Наша колонна из пяти вездеходов покинула территорию лагеря и выехала за ворота базы. Мы включили генератор радиопомех — в просторечии «глушилку», зарядили и поставили на предохранители автоматы и загромыхали по серпантину. Сразу же за проволочным ограждением колонна повернула направо и влилась в нескончаемый поток машин, которые шли в сторону Киркука. Двигаясь на юг по дороге Черри, мы доехали до автодилерского центра, где пару дней назад расследовали инцидент с заминированным автомобилем, потом повернули налево. Мы мчались посередине дороги с максимальной скоростью, какую могут выжать «хамви», и встречавшиеся на пути машины прижимались к обочине, чтобы мы их не переехали. Все водители в Ираке знают, что останавливаться на дорогах опасно, и стараются этого не делать, но, когда военные сворачивают с дороги, гражданским приходится съезжать на обочину и останавливаться, чтобы избежать столкновения. Когда мы поворачивали налево, оператор наведения, сидевший впереди с лазером в руках, направлял ослепительный зеленый луч в глаза водителям встречных машин и принимался им мигать. Когда тебя ослепляют, ты поневоле сразу останавливаешься. Так, рассекая людское море и оттесняя автомобили, наша колонна мчалась в сторону моста, приближаясь к нему с западной стороны. Полковник тихо сидел в довольно неудобной для его долговязой фигуры позе, зажатый между окном из бронированного стекла и оборудованием для дистанционного управления роботами, и, неловко сжимая в руках до блеска начищенный автомат, неотрывно смотрел в окно на проплывающий мимо город. Он никогда прежде не бывал за пределами ПОВ.

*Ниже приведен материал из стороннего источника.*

# sohmandal/classpose

Measured on AMD Instinct MI355X. Metric: wsi_tiles_per_sec, higher is better.
Workload: dtype bf16; 1 GPU; configs[1]: synthetic 10000x10000 WSI (1936 tiles), tile 256 / overlap 32, conic 7 classes, ViT-L ClassTransformer depth 24 random-init, batch 32 sub-tiles = 8 WSI tiles/step, every step a distinct batch of the rank's shard (tiles sharded k % n_gpus, at most 256 distinct batches resident, longer runs wrap) streamed pinned host -> hipMemcpyAsync inside the timed region (the reader decodes ahead int; slide=10000, tile=256, overlap=32, batch_subtiles=32, distinct_batches=145, records_gathered=2048, decode_ahead_batches_at_t0=4, device_resident_batches_at_t0=1

## Files before the change

classpose_amd/_lib.py:

```python
from __future__ import annotations

import ctypes as C
import os
import subprocess

_HERE = os.path.dirname(os.path.abspath(__file__))
LIB_PATH = os.path.join(_HERE, "libclasspose_hip.so")
DEBUG_LIB_PATH = os.path.join(_HERE, "libclasspose_hip_debug.so")
CSRC = os.path.join(_HERE, "csrc")

ABI_VERSION = 3
DT_BF16, DT_F16, DT_F32 = 0, 1, 2
DTYPE_CODE = {"bf16": DT_BF16, "fp16": DT_F16, "fp32": DT_F32}
PROF_KINDS = ("fc1", "attention", "qkv", "proj", "fc2", "patch_embed", "neck_head")
FC1_KERNEL_NAME = "k_gemm4w<GELU + folded LayerNorm, one wave per SIMD> = void k_gemm4w<1, 0, false>(Gemm4wArgs)"


class CpxTiling(C.Structure):
    _fields_ = [("H", C.c_int), ("W", C.c_int), ("ypad1", C.c_int), ("xpad1", C.c_int),
                ("Ly", C.c_int), ("Lx", C.c_int), ("ny", C.c_int), ("nx", C.c_int),
                ("bsize", C.c_int), ("augment", C.c_int),
                ("ystart", C.c_int * 16), ("xstart", C.c_int * 16)]


# ... 115 lines not shown
    "cpx_head_wgrad_slab_rows": (_i, []),
    "cpx_head_wgrad_workspace_bytes": (_sz, [_i, _i]),
    "cpx_head_wgrad": (_i, [_p, _p, _i, _i, _i, _p, _p, _p, _sz, _p]),
    "cpx_adamw_step": (_i, [_p, _p, _p, _p, C.c_longlong, _d, _d, _d, _d, _d, _d, _d, _p]),
    "cpx_find_contours_ccomp_host": (_i, [_p, _i, _i, _p, _i, _p, _p, _p, _i]),
    "cpx_polygonize_workspace_bytes": (_sz, [_i, _i, _i, _i]),
    "cpx_polygonize_device": (_i, [_p, _p, _p, _i, _i, _i, _i, _d, _p, _p, _i, _p, _p, _p, _p]),
    "cpx_polygonize_host": (_i, [_p, _i, _i, _p, _i, _d, _d, _d, _p, _i, _p]),
    "cpx_dedup_pairs_workspace_bytes": (_sz, [_i, _i, _i]),
    "cpx_dedup_pairs": (_i, [_p, _i, _d, _d, _d, _i, _i, _d, _p, C.c_longlong, _p, _p, _sz, _p]),
    "cpx_write_geojson": (_i, [C.c_char_p, C.c_char_p, _p, C.c_int64, _p, _p, _p, _p, C.c_int64, _p, _i, _d, _d, _i]),
}
_PRIVATE = {
    "cpx_gemm_set_variant": (None, [_i]),
    "cpx_attention_set_variant": (None, [_i]),
    "cpx_gemm_set_nt": (None, [_i]),
    "cpx_follow_set_early_exit": (None, [_i]),
    "cpx_follow_set_lds_window": (None, [_i]),
    "cpx_gemm_set_reverse": (None, [_i]),
    "cpx_attention_set_xcd_order": (None, [_i]),
    "cpx_gemm_set_big": (None, [_i]),
    "cpx_gemm_set_persistent": (None, [_i]),
    "cpx_gemm_set_persistent_qkv": (None, [_i]),
    "cpx_postproc_set_fused": (None, [_i]),
    "cpx_gemm_set_direct": (None, [_i]),
    "cpx_gemm4w": (_i, [_p, _p, _i, _i, _i, _p, _p, _i, _p]),
    "cpx_gemm4w_set_variant": (None, [_i]),
    "cpx_gemm_set_4w": (None, [_i]),
    "cpx_net_set_mlp_parts": (None, [_i]),
    "cpx_gemm_set_balanced": (None, [_i]),
# ... 115 lines not shown
```

classpose_amd/csrc/cpx_attn2w.hip:

```cpp
#include "cpx_internal.h"
#include <type_traits>

namespace {
typedef __attribute__((ext_vector_type(8))) __bf16 bf16x8;
typedef __attribute__((ext_vector_type(8))) _Float16 f16x8;
typedef __attribute__((ext_vector_type(16))) float f32x16;
typedef __attribute__((ext_vector_type(2))) float f32x2;
typedef __attribute__((ext_vector_type(2))) __bf16 bf16x2;
typedef __attribute__((ext_vector_type(2))) _Float16 f16x2;
typedef __attribute__((ext_vector_type(4))) unsigned u32x4;

template <bool F16>
__device__ __forceinline__ f32x16 mfma32(const u32x4 &a, const u32x4 &b, f32x16 c) {
    if constexpr (F16)
        return __builtin_amdgcn_mfma_f32_32x32x16_f16(__builtin_bit_cast(f16x8, a), __builtin_bit_cast(f16x8, b), c, 0, 0, 0);
    else
        return __builtin_amdgcn_mfma_f32_32x32x16_bf16(__builtin_bit_cast(bf16x8, a), __builtin_bit_cast(bf16x8, b), c, 0, 0, 0);
}
template <bool F16>
__device__ __forceinline__ unsigned pack2(float lo, float hi) {
    f32x2 v = {lo, hi};
    if constexpr (F16) return __builtin_bit_cast(unsigned, __builtin_convertvector(v, f16x2));
    else return __builtin_bit_cast(unsigned, __builtin_convertvector(v, bf16x2));
}
__device__ __forceinline__ int pi_perm(int r) { return (r & ~12) | ((r & 4) << 1) | ((r & 8) >> 1); }
template <int OFF>
__device__ __forceinline__ u32x4 a2w_read128(unsigned addr) {
    u32x4 v;
    asm volatile("ds_read_b128 %0, %1 offset:%2" : "=v"(v) : "v"(addr), "n"(OFF));
    return v;
}
}

#define A2W_THREADS 256
#define A2W_SLOT 8192
#define A2W_G_LD 66
#define A2W_LDS_BYTES (4 * A2W_SLOT + 8 * 32 * A2W_G_LD * 2)
static_assert(A2W_LDS_BYTES <= 80 * 1024, "two workgroups per CU");

template <bool F16>
__global__ void __launch_bounds__(A2W_THREADS, 2) k_attention2w(const unsigned short *__restrict__ qkv,
                                                                 const unsigned short *__restrict__ vT,
                                                                 const unsigned short *__restrict__ relh,
                                                                 const unsigned short *__restrict__ relw,
                                                                 unsigned short *__restrict__ out, int xcd_order) {
    extern __shared__ __attribute__((aligned(16))) char a2w_smem[];
    const int tid = threadIdx.x, lane = tid & 63;
    const int wave = __builtin_amdgcn_readfirstlane(tid >> 6);
    const int r = lane & 31, h2 = lane >> 5;
    const int lin = (blockIdx.z * gridDim.y + blockIdx.y) * gridDim.x + blockIdx.x;
    int rg = blockIdx.x, head = blockIdx.y, s = blockIdx.z;
    if (xcd_order) {
        const int j = lin >> 3, pair = (j >> 2) * 8 + (lin & 7);
        rg = j & 3; head = pair & 15; s = pair >> 4;
    }
    const int qh0 = rg * 8 + wave * 2;
    const size_t tok0 = (size_t)s * 1024;
    const int kkey = tid >> 3, vd = tid >> 2;
    const unsigned short *ksrc = qkv + (tok0 + kkey) * 3072 + 1024 + head * 64 + (((tid & 7) ^ ((kkey >> 1) & 7)) * 8);
    const unsigned short *vsrc = vT + (((size_t)s * 16 + head) * 64 + vd) * 1024 + (((tid & 3) ^ ((vd >> 2) & 3)) * 8);
    char *dma_dst = a2w_smem + wave * 1024;
    auto issue = [&](int kh) {
        char *d = dma_dst + (kh & 3) * A2W_SLOT;
        __builtin_amdgcn_global_load_lds((const __attribute__((address_space(1))) void *)(ksrc + (size_t)kh * 32 * 3072),
                                         (__attribute__((address_space(3))) void *)d, 16, 0, 0);
        __builtin_amdgcn_global_load_lds((const __attribute__((address_space(1))) void *)(vsrc + kh * 32),
                                         (__attribute__((address_space(3))) void *)(d + 4096), 16, 0, 0);
    };
    issue(0); issue(1); issue(2);

    u32x4 qf[2][4];
#pragma unroll
    for (int c = 0; c < 2; ++c) {
        const unsigned short *qrow = qkv + (tok0 + (qh0 + c) * 32 + r) * 3072 + head * 64;
#pragma unroll
        for (int ks = 0; ks < 4; ++ks) qf[c][ks] = *reinterpret_cast<const u32x4 *>(qrow + 16 * ks + 8 * h2);
    }
    f32x16 GW[2];
#pragma unroll
    for (int c = 0; c < 2; ++c) {
        _Float16 *G = reinterpret_cast<_Float16 *>(a2w_smem + 4 * A2W_SLOT) + (wave * 2 + c) * 32 * A2W_G_LD;
        auto compute_G = [&](const unsigned short *table) {
// ... 19 lines not shown
    asm volatile("s_waitcnt vmcnt(0) lgkmcnt(0)" ::: "memory");
    __builtin_amdgcn_s_barrier();

    const unsigned lds0 = (unsigned)(size_t)(__attribute__((address_space(3))) char *)a2w_smem;
    const int krow = pi_perm(r);
    unsigned ka[4], va[4];
#pragma unroll
    for (int ks = 0; ks < 4; ++ks) ka[ks] = lds0 + (unsigned)(krow * 128 + (((2 * ks + h2) ^ ((krow >> 1) & 7)) * 16));
#pragma unroll
    for (int db = 0; db < 2; ++db)
#pragma unroll
        for (int st = 0; st < 2; ++st) {
            const int d = db * 32 + r;
            va[db * 2 + st] = lds0 + 4096u + (unsigned)(d * 64 + (((2 * st + h2) ^ ((d >> 2) & 3)) * 16));
        }
    unsigned gaddr[2];
#pragma unroll
    for (int c = 0; c < 2; ++c)
        gaddr[c] = lds0 + 4u * A2W_SLOT + (unsigned)((((wave * 2 + c) * 32 + r) * A2W_G_LD + qh0 + c + 31) * 2);

    u32x4 kf[4], vf[4];
    unsigned ghb[2];
    kf[0] = a2w_read128<0>(ka[0]); kf[1] = a2w_read128<0>(ka[1]);
    kf[2] = a2w_read128<0>(ka[2]); kf[3] = a2w_read128<0>(ka[3]);
    asm volatile("ds_read_u16 %0, %1" : "=v"(ghb[0]) : "v"(gaddr[0]));
    asm volatile("ds_read_u16 %0, %1" : "=v"(ghb[1]) : "v"(gaddr[1]));
    asm volatile("s_waitcnt lgkmcnt(0)" : "+v"(kf[0]), "+v"(kf[1]), "+v"(kf[2]), "+v"(kf[3]), "+v"(ghb[0]), "+v"(ghb[1])::"memory");
    f32x16 S[2], O0[2], O1[2];
    S[0] = mfma32<F16>(kf[0], qf[0][0], GW[0]);
    S[0] = mfma32<F16>(kf[1], qf[0][1], S[0]);
// ... 73 lines not shown
        if constexpr (TAIL == 0) issue(kh + 3);
        unsigned ghn[2] = {0u, 0u};
        if constexpr (TAIL < 3) {
            asm volatile("ds_read_u16 %0, %1" : "=v"(ghn[0]) : "v"(gaddr[0] - 2u * (unsigned)(kh + 1)));
            asm volatile("ds_read_u16 %0, %1" : "=v"(ghn[1]) : "v"(gaddr[1] - 2u * (unsigned)(kh + 1)));
        }
        __builtin_amdgcn_sched_barrier(0);
        qk(C1{});
        if constexpr (!FIRST) pv(C1{});
        softmax(C0{}, ghb[0]);
        __builtin_amdgcn_sched_barrier(0);
        if constexpr (TAIL < 3) {
            kf[0] = a2w_read128<SN * A2W_SLOT>(ka[0]); kf[1] = a2w_read128<SN * A2W_SLOT>(ka[1]);
            kf[2] = a2w_read128<SN * A2W_SLOT>(ka[2]); kf[3] = a2w_read128<SN * A2W_SLOT>(ka[3]);
        }
        vf[0] = a2w_read128<SL * A2W_SLOT>(va[0]); vf[1] = a2w_read128<SL * A2W_SLOT>(va[1]);
        vf[2] = a2w_read128<SL * A2W_SLOT>(va[2]); vf[3] = a2w_read128<SL * A2W_SLOT>(va[3]);
        asm volatile("s_waitcnt lgkmcnt(0)" : "+v"(kf[0]), "+v"(kf[1]), "+v"(kf[2]), "+v"(kf[3]), "+v"(vf[0]), "+v"(vf[1]),
                     "+v"(vf[2]), "+v"(vf[3]), "+v"(ghn[0]), "+v"(ghn[1])::"memory");
        __builtin_amdgcn_sched_barrier(0);
        if constexpr (TAIL < 3) qk(C0{});
        pv(C0{});
        softmax(C1{}, ghb[1]);
        __builtin_amdgcn_sched_barrier(0);
        ghb[0] = ghn[0]; ghb[1] = ghn[1];
    };
    using T0 = integral_constant<int, 0>;
    using NF = std::false_type;
    tile(0, integral_constant<int, 0>{}, integral_constant<int, 1>{}, T0{}, std::true_type{});
    tile(1, integral_constant<int, 1>{}, integral_constant<int, 2>{}, T0{}, NF{});
    tile(2, integral_constant<int, 2>{}, integral_constant<int, 3>{}, T0{}, NF{});
    tile(3, integral_constant<int, 3>{}, integral_constant<int, 0>{}, T0{}, NF{});
// ... 16 lines not shown
        unsigned short *orow = out + (tok0 + (qh0 + c) * 32 + r) * 1024 + head * 64;
#pragma unroll
        for (int db = 0; db < 2; ++db)
#pragma unroll
            for (int g4 = 0; g4 < 4; g4 += 2) {
                const f32x16 &O = db ? O1[c] : O0[c];
                unsigned ax = pack2<F16>(O[4 * g4 + 0] * inv, O[4 * g4 + 1] * inv), ay = pack2<F16>(O[4 * g4 + 2] * inv, O[4 * g4 + 3] * inv);
                unsigned bx = pack2<F16>(O[4 * g4 + 4] * inv, O[4 * g4 + 5] * inv), by = pack2<F16>(O[4 * g4 + 6] * inv, O[4 * g4 + 7] * inv);
                const auto rx = __builtin_amdgcn_permlane32_swap(ax, bx, false, false);
                const auto ry = __builtin_amdgcn_permlane32_swap(ay, by, false, false);
                *reinterpret_cast<uint4 *>(orow + db * 32 + 8 * g4 + 8 * h2) = make_uint4(rx[0], ry[0], rx[1], ry[1]);
            }
    }
}

int cpx_attention2w_launch(int dtype, const void *qkv, const void *vT, const void *rel_h, const void *rel_w,
                           int n_subtiles, void *out, int xcd_order, hipStream_t s) {
    static CpxOncePerDevice once;
    once([] {
        (void)hipFuncSetAttribute((const void *)k_attention2w<true>, hipFuncAttributeMaxDynamicSharedMemorySize, A2W_LDS_BYTES);
        (void)hipFuncSetAttribute((const void *)k_attention2w<false>, hipFuncAttributeMaxDynamicSharedMemorySize, A2W_LDS_BYTES);
    });
    const dim3 grid(4, 16, n_subtiles);
    if (dtype == CPX_DT_F16)
        hipLaunchKernelGGL((k_attention2w<true>), grid, dim3(A2W_THREADS), A2W_LDS_BYTES, s, (const unsigned short *)qkv,
                           (const unsigned short *)vT, (const unsigned short *)rel_h, (const unsigned short *)rel_w,
                           (unsigned short *)out, xcd_order);
    else
        hipLaunchKernelGGL((k_attention2w<false>), grid, dim3(A2W_THREADS), A2W_LDS_BYTES, s, (const unsigned short *)qkv,
                           (const unsigned short *)vT, (const unsigned short *)rel_h, (const unsigned short *)rel_w,
                           (unsigned short *)out, xcd_order);
    CPX_CHECK_LAUNCH();
    return CPX_OK;
}
```

classpose_amd/csrc/cpx_gemm.hip:

```cpp
#include "cpx_internal.h"
#include <type_traits>

typedef __attribute__((ext_vector_type(8))) __bf16 bf16x8;
typedef __attribute__((ext_vector_type(8))) _Float16 f16x8;
typedef __attribute__((ext_vector_type(4))) float f32x4;

#define BM 128
#define BN 128
#define BK 64
#define GEMM_THREADS 256
#define TILE_BYTES (128 * 128)
#define STAGE_BYTES (2 * TILE_BYTES)
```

Когда мы приехали на место, несколько вездеходов отряда «Кугуар-13» уже ждали нас на пустой автостоянке возле моста. Наш вездеход подрулил к находившейся в середине колонны командирской машине, мы припарковались, и Кастельман вышел, чтобы поговорить с сержантом, который командовал оцеплением, и выяснить обстановку.

Нет, обычно они не работали в этом секторе — просто проезжали мимо, возвращаясь к себе после очередного патрулирования. Да, они перекрыли движение по обе стороны моста. Нет, точное место обнаружения СВУ они не засекли. Да, оно точно находится на мосту, но, когда его обнаружили, было уже темно, и теперь они не могут с уверенностью указать это место. Как оно выглядело? Как куча мусора. Да-а, вот уж поистине полезная информация. Ведь в этом забытом богом краю на всех обочинах сплошной мусор — какой город и какую дорогу ни возьми. Охренеть.

Я вышел из машины и окинул взглядом дорогу и мост, уходивший во тьму. Где-то неподалеку шла перестрелка, и время от времени шальные пули с визгом ударялись о броню вездехода и стены близлежащих брошенных домов, большей частью полуразрушенных. Из-за яркого света фар вездеходов мы не могли увидеть мост целиком: его дальний конец полностью растворялся во мраке ночи. Закрывшись, насколько это было возможно, ладонью от прямого света фар, я вперился взглядом в мерцающие огни города на другой стороне вади. К белому и желтому свету уличных фонарей иногда добавлялись красновато-белые вспышки выстрелов из оружия малого калибра; пару раз я услышал, как где-то совсем рядом пуля со звоном ударилась о металл. Левее того места, где я стоял, почти над моей головой застрочил короткоствольный пулемет — это башенный стрелок из «Кугуара», определив направление, откуда стреляли, дал ответный огонь. Вскоре после этого стрельба на время стихла.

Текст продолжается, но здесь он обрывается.